James is a member of other institutions, but the IES is the best fit for his work. As a consultant, James is not a full time ecologist or marine scientist and most of his work is on SEA, EIA and developing marine Directives from the EU. As a result, much of his work is focused on scientific information to inform impact assessment at a project and strategic level and promote sustainable marine development. James was recently awarded Fellowship grade of the Instituion, a prestigious grade for those who have achieved distinction in the environmental sciences profession. 

James considers the areas of biggest impact within his career to be from his work applying environmental assessments and legislation to marine industries, adapting the principles from terrestrial ecology and developing new methods and presentation of information. A lot of the work James has done has involved the integration of GIS into the SEA process to inform marine policies and plans. This has included developing marine constraints mapping to assess and feedback into plans and programmes, particularly for renewables. He has also been involved in the development of SEA techniques, the promotion of ANSEA and moving to integrated sustainability appraisal for marine plans and policies assessment. 
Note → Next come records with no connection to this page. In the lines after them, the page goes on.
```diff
@@ -597,16 +606,43 @@
     for (int sg = 0; sg < 16; sg++) tw[sg] = *reinterpret_cast<const u64 *>(tb + (offB0 + (unsigned)sg * leg));
     __syncthreads();
     const unsigned total = data2 ? 2u * npoly : npoly;
-    for (unsigned it = xcd + 8u * grp; it < total; it += 8u * groups) {
+    const unsigned step = 8u * groups;
+    const unsigned wv = __builtin_amdgcn_readfirstlane((unsigned)t >> 6), ln = (unsigned)t & 63u;
+    const unsigned dleg = DIR == 0 ? 64u * wv + (ln >> 3) : 16u * (ln >> 3) + 4u * wv;
+    const unsigned offD0 = ((dleg << ls) + ci * 16u) * 8u + (ln & 7u) * 16u;
+    auto fetch = [&](unsigned itn) {
+        const char *pn = reinterpret_cast<const char *>((itn >= npoly ? src2 : src) + ((size_t)(itn >= npoly ? itn - npoly : itn) << k));
+        unsigned offD = offD0;
+        asm volatile("" : "+v"(offD));
+#pragma unroll
+        for (unsigned q = 0; q < 8; q++)
+            ld_lds16<DIR == 0>(pn + (size_t)((DIR == 0 ? 8u * q : 128u * (q & 1u) + (q >> 1)) * leg) + offD, lds + (64u * wv + 8u * q) * 16u);
+    };
+    auto exchange_sync = [&]() {
+        if (DMA) lds_barrier();
+        else __syncthreads();
+    };
+    unsigned it = xcd + 8u * grp;
+    if (DMA && it < total) fetch(it);
+    for (; it < total; it += step) {
         const bool second = it >= npoly;
         const unsigned poly = second ? it - npoly : it;
         char *pb = reinterpret_cast<char *>((second ? data2 : data) + ((size_t)poly << k));
         const char *ps = reinterpret_cast<const char *>((second ? src2 : src) + ((size_t)poly << k));
         unsigned offA = offA0, offB = offB0;
         asm volatile("" : "+v"(offA), "+v"(offB));
+        if (DMA) {
+            asm volatile("s_waitcnt vmcnt(0)" ::: "memory");
+            __builtin_amdgcn_s_barrier();
+#pragma unroll
+            for (int j = 0; j < 16; j++) x[j] = lds[(rg + 16 * j) * 16 + col];
+            lds_barrier();
+        }
         if (DIR == 0) {
-#pragma unroll
-            for (int jj = 0; jj < 16; jj++) x[jj] = ld_stream(reinterpret_cast<const u64 *>(ps + (offA + (unsigned)jj * 16u * leg)));
+            if (!DMA) {
+#pragma unroll
+                for (int jj = 0; jj < 16; jj++) x[jj] = ld_stream(reinterpret_cast<const u64 *>(ps + (offA + (unsigned)jj * 16u * leg)));
+            }
             cols_stage_fwd<0>(x);
             cols_stage_fwd<1>(x);
             cols_stage_fwd<2>(x);
@@ -617,16 +653,22 @@
                 if ((h & 3) == 3) __builtin_amdgcn_sched_barrier(0);
             }
 #pragma unroll
-            for (int h = 0; h < 16; h++) lds[CT::idx(16 * h + rg, col)] = x[h];
-            __syncthreads();
-#pragma unroll
-            for (int j = 0; j < 16; j++) x[j] = lds[CT::idx(16 * rg + j, col)];
+            for (int h = 0; h < 16; h++) lds[DMA ? (16 * h + rg) * 17 + col : CT::idx(16 * h + rg, col)] = x[h];
+            exchange_sync();
+#pragma unroll
+            for (int j = 0; j < 16; j++) x[j] = lds[DMA ? (16 * rg + j) * 17 + col : CT::idx(16 * rg + j, col)];
+            if (DMA) {
+                lds_barrier();
+                if (it + step < total) fetch(it + step);
+            }
             dft16_fwd_hot(x);
 #pragma unroll
             for (int sg = 0; sg < 16; sg++) st_scratch(reinterpret_cast<u64 *>(pb + (offB + (unsigned)sg * leg)), G::mul(x[sg], tw[sg]));
         } else {
-#pragma unroll
-            for (int sg = 0; sg < 16; sg++) x[sg] = ld_scratch(reinterpret_cast<const u64 *>(ps + (offB + (unsigned)sg * leg)));
+            if (!DMA) {
+#pragma unroll
+                for (int sg = 0; sg < 16; sg++) x[sg] = ld_scratch(reinterpret_cast<const u64 *>(ps + (offB + (unsigned)sg * leg)));
+            }
 #pragma unroll
             for (int sg = 0; sg < 16; sg++) {
                 x[sg] = G::mul(x[sg], tw[sg]);
@@ -634,10 +676,14 @@
             }
             dft16_inv_hot(x);
 #pragma unroll
-            for (int j = 0; j < 16; j++) lds[CT::idx(16 * rg + j, col)] = x[j];
-            __syncthreads();
-#pragma unroll
-            for (int h = 0; h < 16; h++) x[h] = lds[CT::idx(16 * h + rg, col)];
+            for (int j = 0; j < 16; j++) lds[DMA ? (16 * rg + j) * 17 + col : CT::idx(16 * rg + j, col)] = x[j];
+            exchange_sync();
+#pragma unroll
+            for (int h = 0; h < 16; h++) x[h] = lds[DMA ? (16 * h + rg) * 17 + col : CT::idx(16 * h + rg, col)];
+            if (DMA) {
+                lds_barrier();
+                if (it + step < total) fetch(it + step);
+            }
 #pragma unroll
             for (int h = 0; h < 16; h++) {
                 x[h] = G::mul(x[h], wl[h * 16 + rg]);
@@ -650,7 +696,7 @@
 #pragma unroll
             for (int jj = 0; jj < 16; jj++) st_result(reinterpret_cast<u64 *>(pb + (offA + (unsigned)jj * 16u * leg)), x[jj]);
         }
-        __syncthreads();
+        if (!DMA) __syncthreads();
     }
 }
 
@@ -942,6 +988,7 @@
     int c = 0;
     bool cols256 = false;
     bool keep_cols = true;
+    bool keep_dma = true;
     bool split_rows = false;
     bool ready = false;
     gl::Tables t{};
@@ -1069,8 +1116,9 @@
         return gl_launch_cols256<DIR>(f, data, src, npoly, wc, twist, st);
     if (groups > npoly / 16) groups = (unsigned)(npoly / 16);
     GlProfScope ps(f, DIR == 0 ? 0 : 2, st);
-    hipLaunchKernelGGL((gl::cols256_keep_kernel<DIR>), dim3(8u * chunks * groups), dim3(256), 0, st, data, src, (uint64_t *)nullptr,
-                       (const uint64_t *)nullptr, f.k, wc, twist, (unsigned)npoly, groups);
+    const auto kernel = f.keep_dma ? gl::cols256_keep_kernel<DIR, true> : gl::cols256_keep_kernel<DIR, false>;
+    hipLaunchKernelGGL(kernel, dim3(8u * chunks * groups), dim3(256), 0, st, data, src, (uint64_t *)nullptr, (const uint64_t *)nullptr, f.k,
+                       wc, twist, (unsigned)npoly, groups);
     return hipGetLastError() != hipSuccess;
 }
 inline int gl_launch_cols256_pair_plain(const GoldilocksFastTables &f, uint64_t *da, const uint64_t *sa, uint64_t *db, const uint64_t *sb,
@@ -1091,8 +1139,9 @@
         return gl_launch_cols256_pair_plain(f, da, sa, db, sb, npoly, st);
     if (groups > npoly / 16) groups = (unsigned)(npoly / 16);
     GlProfScope ps(f, 0, st);
-    hipLaunchKernelGGL((gl::cols256_keep_kernel<0>), dim3(8u * chunks * groups), dim3(256), 0, st, da, sa, db, sb, f.k, f.t.wcf, f.t.twist_f,
-                       (unsigned)npoly, groups);
+    const auto kernel = f.keep_dma ? gl::cols256_keep_kernel<0, true> : gl::cols256_keep_kernel<0, false>;
+    hipLaunchKernelGGL(kernel, dim3(8u * chunks * groups), dim3(256), 0, st, da, sa, db, sb, f.k, f.t.wcf, f.t.twist_f, (unsigned)npoly,
+                       groups);
     return hipGetLastError() != hipSuccess;
 }
 inline int gl_strided_fwd(const GoldilocksFastTables &f, uint64_t *d, const uint64_t *src, size_t npoly, hipStream_t st) {
```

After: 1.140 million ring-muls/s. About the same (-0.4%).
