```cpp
template <int IN, bool RG>
static int launch_stem_walk(IgemmParams& p, const StemRaw& raw, uint32_t* rflag, hipStream_t s) {
    constexpr int lds = swk_lds<IN>();
    static std::atomic<uint64_t> attr_done{0};
    if (!agp_lds_attr(RG ? (const void*)stem_walk_kernel<IN, uint32_t*> : (const void*)stem_walk_kernel<IN>, lds, attr_done))
        return AGP_E_LAUNCH;
    const int n = p.M / (p.pool_h1 * p.pool_w1);
    WalkGeo g = walk_geo(n, p);
    const long long o_bytes = (long long)n * p.o_sn * 2;
    if (o_bytes >= 0xffffff00ll) return AGP_E_BADARG;
    g.o_bytes = (uint32_t)o_bytes;
    if constexpr (RG) {
        AGP_LAUNCH((stem_walk_kernel<IN, uint32_t*>), dim3(g.chunk * 8), dim3(256), lds, s, p, raw, g, rflag);
    } else {
        (void)rflag;
        AGP_LAUNCH((stem_walk_kernel<IN>), dim3(g.chunk * 8), dim3(256), lds, s, p, raw, g);
    }
    AGP_CHECK_LAUNCH();
    return AGP_OK;
}

}

bool agp_internal_stem_walk_reads(const agp_igemm::StemRaw& raw, int n) {
    if (raw.sw != 1 || (raw.sn | raw.sc | raw.sh) % 4 || raw.w % 4 || ((uintptr_t)raw.x & 15)) return false;
    if (raw.sn < 0 || raw.sc < 0 || raw.sh < 0) return false;
    const long long last = (long long)(n - 1) * raw.sn + 2 * raw.sc + (long long)(raw.h - 1) * raw.sh + raw.w;
    return last * 4 < (1ll << 31);
}

bool agp_internal_stem_walk_reads_u8(const agp_igemm::StemRaw& raw, int n) {
    if (raw.wcam <= 0 || raw.wcam % 32 || raw.ncam <= 0 || raw.w != raw.ncam * raw.wcam || ((uintptr_t)raw.x & 15)) return false;
    return (long long)n * raw.ncam * raw.h * raw.wcam * 3 < (1ll << 31);
}

int agp_internal_stem_walk(agp_igemm::IgemmParams& p, int kind, agp_igemm::StemRaw raw, hipStream_t s) {
    using namespace agp_igemm;
    uint32_t* const rflag = agp_range_flag_get();
    if (kind == 0) return agp_rg_dispatch(rflag, [&](auto rg) { return launch_stem_walk<0, decltype(rg)::value>(p, raw, rflag, s); });
    if (kind == 2) {
        const int n = p.M / (p.pool_h1 * p.pool_w1);
        raw.bytes = (uint32_t)((long long)n * raw.ncam * raw.h * raw.wcam * 3);
        return agp_rg_dispatch(rflag, [&](auto rg) { return launch_stem_walk<2, decltype(rg)::value>(p, raw, rflag, s); });
    }
    if (kind == 1) {
        const int n = p.M / (p.pool_h1 * p.pool_w1);
        raw.bytes = (uint32_t)(((long long)(n - 1) * raw.sn + 2 * raw.sc + (long long)(raw.h - 1) * raw.sh + raw.w) * 4);
        return agp_rg_dispatch(rflag, [&](auto rg) { return launch_stem_walk<1, decltype(rg)::value>(p, raw, rflag, s); });
    }
    return AGP_E_BADARG;
}
```

Before: 42660 pairs/s.

## Max-pool raw accumulators before BN+ReLU in stem walk kernel

The stem conv epilogue used to apply BN scale/shift, ReLU and the fp16 pack to every output row before the vertical max-pool. It now pools the raw fp32 accumulators first, folding negative BN scales into sign flips and masking invalid rows with -FLT_MAX, so BN+ReLU runs only on the pooled rows in part2. The inter-wave exchange now carries fp32 instead of fp16, which doubles its LDS buffers, and the final part2 call is folded into the main loop. The intent is to cut VALU work in the epilogue, at the cost of more LDS traffic and footprint and a sign-flip pass whenever any scale is negative.

```diff
diff --git a/agplace_amd/csrc/stem_walk.hip b/agplace_amd/csrc/stem_walk.hip
--- a/agplace_amd/csrc/stem_walk.hip
+++ b/agplace_amd/csrc/stem_walk.hip
@@ -5,10 +5,10 @@
 [[maybe_unused]] constexpr int SWK_PROWB = 304;
 [[maybe_unused]] constexpr int SWK_PROWS = 37;
 constexpr int SWK_PBUF = 12 * 1024;
-constexpr int SWK_EXCH = 2048;
+constexpr int SWK_EXCH = 4096;
 constexpr int SWK_OFF_EXCH = 2 * SWK_PBUF;
-constexpr int SWK_OFF_SS = SWK_OFF_EXCH + 2 * 4 * SWK_EXCH;
-constexpr int SWK_OFF_STAGE = SWK_OFF_SS + 512;
+constexpr int SWK_OFF_SS = SWK_OFF_EXCH + 2 * 3 * SWK_EXCH;
+constexpr int SWK_OFF_STAGE = SWK_OFF_SS + 768;
 constexpr int SWK_STAGE_W = 5 * 1024;
 constexpr int SWK_OFF_W6 = SWK_OFF_STAGE + 4 * SWK_STAGE_W;
 constexpr int SWK_OFF_LUT = SWK_OFF_W6 + 4096;
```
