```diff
   const i32* btrow = bt + (size_t)b * max_pages;
-  if (!WIDE) {
-    for (int tb = t0 + wid * 4; tb < t1; tb += 16) {
-      const int t = tb + tg;
-      const bool valid = t < t1;
-      const int tc = valid ? t : (t1 - 1);
-      const i64 page = btrow[tc / page_size];
-      const size_t base = (((size_t)page * Hk + kvh) * page_size +
-                           (tc % page_size)) * AD_D + dl * 8;
-      const s16x8 kv8 = *reinterpret_cast<const s16x8*>(kc + base);
-      const s16x8 vv8 = *reinterpret_cast<const s16x8*>(vc + base);
-      float kf[8], vf[8];
-#pragma unroll
-      for (int j = 0; j < 8; ++j) {
-        kf[j] = bf2f((u16)kv8[j]);
-        vf[j] = bf2f((u16)vv8[j]);
+  if (t0 < t1) {
+    const int sh = __builtin_ctz(page_size), pmask = page_size - 1;
+    const int p_lo = t0 >> sh;
+    if (FAST) {
+      const int p_n = ((t1 - 1) >> sh) - p_lo + 1;
+      for (int i = threadIdx.x; i < p_n; i += 256) s_bt[i] = btrow[p_lo + i];
+    }
+    __syncthreads();
+
+    int tb = t0 + wid * 4;
+    if (tb < t1) {
+      const int tl = t1 - 1;
+      int tn = tb + tg;
+      const uint32_t page_stride = (uint32_t)(Hk * page_size * AD_D);
+      const uint32_t lane_off = (uint32_t)(kvh * page_size * AD_D + dl * 8);
+
+      auto issue = [&](s16x8& k8, s16x8& v8) {
+        const int c = min(tn, tl);
+        uint32_t pg, o;
+        if (FAST) {
+          pg = s_bt[(c >> sh) - p_lo];
+          o = c & pmask;
+        } else {
+          const int i = c / page_size;
+          pg = btrow[i];
+          o = c - i * page_size;
+        }
+        const size_t e = (size_t)pg * page_stride + (o * AD_D + lane_off);
+        k8 = *reinterpret_cast<const s16x8*>(kc + e);
+        v8 = *reinterpret_cast<const s16x8*>(vc + e);
+        tn += 16;
+      };
+
+      auto tile = [&](int t, const s16x8& k8, const s16x8& v8) {
+        const bool valid = t < t1;
+        float kf[8], s[G];
+        ad_cvt8(k8, kf);
+        asm volatile("" ::: "memory");
+#pragma unroll
+        for (int g = 0; g < G; ++g) {
+          const f32x4 q0 = *reinterpret_cast<const f32x4*>(s_q + g * AD_D + dl * 8);
+          const f32x4 q1 = *reinterpret_cast<const f32x4*>(s_q + g * AD_D + dl * 8 + 4);
+          float d = __builtin_fmaf(q0[0], kf[0], 0.f);
+          d = __builtin_fmaf(q0[1], kf[1], d);
+          d = d + q0[2] * kf[2];
+          d = d + q0[3] * kf[3];
+          d = d + q1[0] * kf[4];
+          d = d + q1[1] * kf[5];
+          d = d + q1[2] * kf[6];
+          d = d + q1[3] * kf[7];
+          const float r = ad_row16_sum(d);
+          s[g] = valid ? r : AF_NEG_INF;
+        }
+        float p[G], corr[G];
+#pragma unroll
+        for (int g = 0; g < G; ++g) {
+          float tm = fmaxf(s[g], __shfl_xor(s[g], 16, 64));
+          tm = fmaxf(tm, __shfl_xor(tm, 32, 64));
+          const float mn = fmaxf(m[g], tm);
+          corr[g] = (m[g] <= AF_NEG_INF) ? 0.f : __expf(m[g] - mn);
+          p[g] = (s[g] <= AF_NEG_INF) ? 0.f : __expf(s[g] - mn);
+          float psum = p[g] + __shfl_xor(p[g], 16, 64);
+          psum = psum + __shfl_xor(psum, 32, 64);
+          l[g] = __builtin_fmaf(l[g], corr[g], psum);
+          m[g] = mn;
+        }
+        const ad_u32x4 wv = __builtin_bit_cast(ad_u32x4, v8);
+#pragma unroll
+        for (int jj = 0; jj < 4; ++jj) {
+            const f32x2 v2 = {__uint_as_float(wv[jj] << 16),
+                            __uint_as_float(wv[jj] & 0xffff0000u)};
+#pragma unroll
+          for (int g = 0; g < G; ++g) {
+            const f32x2 pv = f32x2{p[g], p[g]} * v2;
+            const f32x2 o = __builtin_elementwise_fma(
+                f32x2{acc[g][2 * jj], acc[g][2 * jj + 1]},
+                f32x2{corr[g], corr[g]}, pv);
+            acc[g][2 * jj] = o[0];
+            acc[g][2 * jj + 1] = o[1];
+          }
+        }
+      };
+
+      s16x8 k0, v0, k1, v1;
+      issue(k0, v0);
+      while (tb + 16 < t1) {
+        issue(k1, v1);
+        __builtin_amdgcn_sched_barrier(0);
+        tile(tb + tg, k0, v0);
+        __builtin_amdgcn_sched_barrier(0);
+        issue(k0, v0);
+        __builtin_amdgcn_sched_barrier(0);
+        tile(tb + 16 + tg, k1, v1);
+        __builtin_amdgcn_sched_barrier(0);
+        tb += 32;
       }
-#pragma unroll
-      for (int g = 0; g < G; ++g) {
-        float d = 0.f;
-#pragma unroll
-        for (int j = 0; j < 8; ++j) d += qr[g][j] * kf[j];
-        float s = group16_sum_f32(d);
-        if (!valid) s = AF_NEG_INF;
-        float tm = fmaxf(s, __shfl_xor(s, 16, 64));
-        tm = fmaxf(tm, __shfl_xor(tm, 32, 64));
-        const float mn = fmaxf(m[g], tm);
-        const float corr = (m[g] <= AF_NEG_INF) ? 0.f : __expf(m[g] - mn);
-        const float p = (s <= AF_NEG_INF) ? 0.f : __expf(s - mn);
-        float psum = p + __shfl_xor(p, 16, 64);
-        psum += __shfl_xor(psum, 32, 64);
-        l[g] = l[g] * corr + psum;
-        m[g] = mn;
-#pragma unroll
-        for (int j = 0; j < 8; ++j)
-          acc[g][j] = acc[g][j] * corr + p * vf[j];
-      }
-    }
-  } else {
-  auto tile_base = [&](int t) {
-    const i64 page = btrow[t / page_size];
-    return (((size_t)page * Hk + kvh) * page_size + (t % page_size)) * AD_D +
-           dl * 8;
-  };
-  for (int tb = t0 + wid * 4; tb < t1; tb += 32) {
-    const int ta = tb + tg, tb2 = tb + 16 + tg;
-    const bool va = ta < t1, vb = tb2 < t1;
-    const size_t base_a = tile_base(va ? ta : (t1 - 1));
-    const size_t base_b = tile_base(vb ? tb2 : (t1 - 1));
-    const s16x8 ka8 = *reinterpret_cast<const s16x8*>(kc + base_a);
-    const s16x8 va8 = *reinterpret_cast<const s16x8*>(vc + base_a);
-    const s16x8 kb8 = *reinterpret_cast<const s16x8*>(kc + base_b);
-    const s16x8 vb8 = *reinterpret_cast<const s16x8*>(vc + base_b);
-    float kfa[8], vfa[8], kfb[8], vfb[8];
-#pragma unroll
-    for (int j = 0; j < 8; ++j) {
-      kfa[j] = bf2f((u16)ka8[j]);
-      vfa[j] = bf2f((u16)va8[j]);
-      kfb[j] = bf2f((u16)kb8[j]);
-      vfb[j] = bf2f((u16)vb8[j]);
-    }
-#pragma unroll
-    for (int half = 0; half < 2; ++half) {
-      const bool valid = half ? vb : va;
-      const float* kf = half ? kfb : kfa;
-      const float* vf = half ? vfb : vfa;
-#pragma unroll
-      for (int g = 0; g < G; ++g) {
-        float d = 0.f;
-#pragma unroll
-        for (int j = 0; j < 8; ++j) d += qr[g][j] * kf[j];
-        float s = group16_sum_f32(d);
-        if (!valid) s = AF_NEG_INF;
-        float tm = fmaxf(s, __shfl_xor(s, 16, 64));
-        tm = fmaxf(tm, __shfl_xor(tm, 32, 64));
-        if (tm <= AF_NEG_INF) continue;
-        const float mn = fmaxf(m[g], tm);
-        const float corr = (m[g] <= AF_NEG_INF) ? 0.f : __expf(m[g] - mn);
-        const float p = (s <= AF_NEG_INF) ? 0.f : __expf(s - mn);
-        float psum = p + __shfl_xor(p, 16, 64);
-        psum += __shfl_xor(psum, 32, 64);
-        l[g] = l[g] * corr + psum;
-        m[g] = mn;
-#pragma unroll
-        for (int j = 0; j < 8; ++j) acc[g][j] = acc[g][j] * corr + p * vf[j];
-      }
-    }
-  }
-  }
+      if (tb < t1) tile(tb + tg, k0, v0);
+    }
+  }
+
 #pragma unroll
   for (int g = 0; g < G; ++g)
 #pragma unroll
@@ -136,8 +183,6 @@
       acc[g][j] += __shfl_xor(acc[g][j], 32, 64);
     }
 
-  __shared__ float s_ml[4][G][2];
-  __shared__ float s_o[4][G][AD_D];
   if (lane == 0) {
 #pragma unroll
     for (int g = 0; g < G; ++g) { s_ml[wid][g][0] = m[g]; s_ml[wid][g][1] = l[g]; }
@@ -162,9 +207,10 @@
 #pragma unroll
     for (int w = 0; w < 4; ++w) {
       const float c = (s_ml[w][g][0] <= AF_NEG_INF) ? 0.f : __expf(s_ml[w][g][0] - M);
-      L2 += s_ml[w][g][1] * c;
-#pragma unroll
-      for (int j = 0; j < 8; ++j) o8[j] += s_o[w][g][dl * 8 + j] * c;
+      L2 = __builtin_fmaf(s_ml[w][g][1], c, L2);
+#pragma unroll
+      for (int j = 0; j < 8; ++j)
+        o8[j] = __builtin_fmaf(s_o[w][g][dl * 8 + j], c, o8[j]);
     }
     if (tg != 0) continue;
     if (nsplit == 1) {
@@ -223,10 +269,10 @@
   if (B == 0) return 0;
   dim3 grid(B, Hk, nsplit), blk(256);
   hipStream_t st = (hipStream_t)stream;
-  const bool wide = (size_t)B * Hk * nsplit >= 1024;
+  const bool fast = (page_size & (page_size - 1)) == 0 && max_pages <= AD_BT_CAP;
 #define AF_LAUNCH(GG)                                                            \
   do {                                                                           \
-    if (wide)                                                                    \
+    if (fast)                                                                    \
       attn_decode_kernel<GG, true><<<grid, blk, 0, st>>>(                        \
           (u16*)out, (float*)po, (float*)pml, (const u16*)q, (const u16*)kc,     \
           (const u16*)vc, (const i32*)bt, (const i32*)len, scale, Hk,            \
```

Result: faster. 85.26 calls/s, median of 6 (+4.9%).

James considered one of his most interesting projects to be the first phase of ISLES project (Irish Scottish Links in Energy Study) - an extensive feasibility study across three jurisdictions for an offshore grid – commissioned in 2010 and the final reports published in April 2012. The study concluded that an interconnected offshore electricity grid network is technically possible and would have significant economic benefits and the initial ISLES concepts, Northern ISLES and Southern ISLES, could connect 2.8 GW and 3.4 GW of generation respectively by about 2020. A number of important challenges were identified, including transbounday regulatory issues, operation of energy markets and the promotion of innovation and investment, to facilitate major coordinated development.

As the Marine Strategy Framework Directive and the Marine Spatial Planning Directive come into force there will be a greater need for marine spatial planning and coherent integrated advice on marine issues to enable sustainable development of the marine environment. James hope to develop into this area from his ongoing work and have a key role in the development and implementation of these policies in Ireland. This work is in tandem with a number of marine initiatives in Europe (Horizon 2020, the EU Marine policy, etc) which are promoting a science lead approach to the management of this important part of the environment.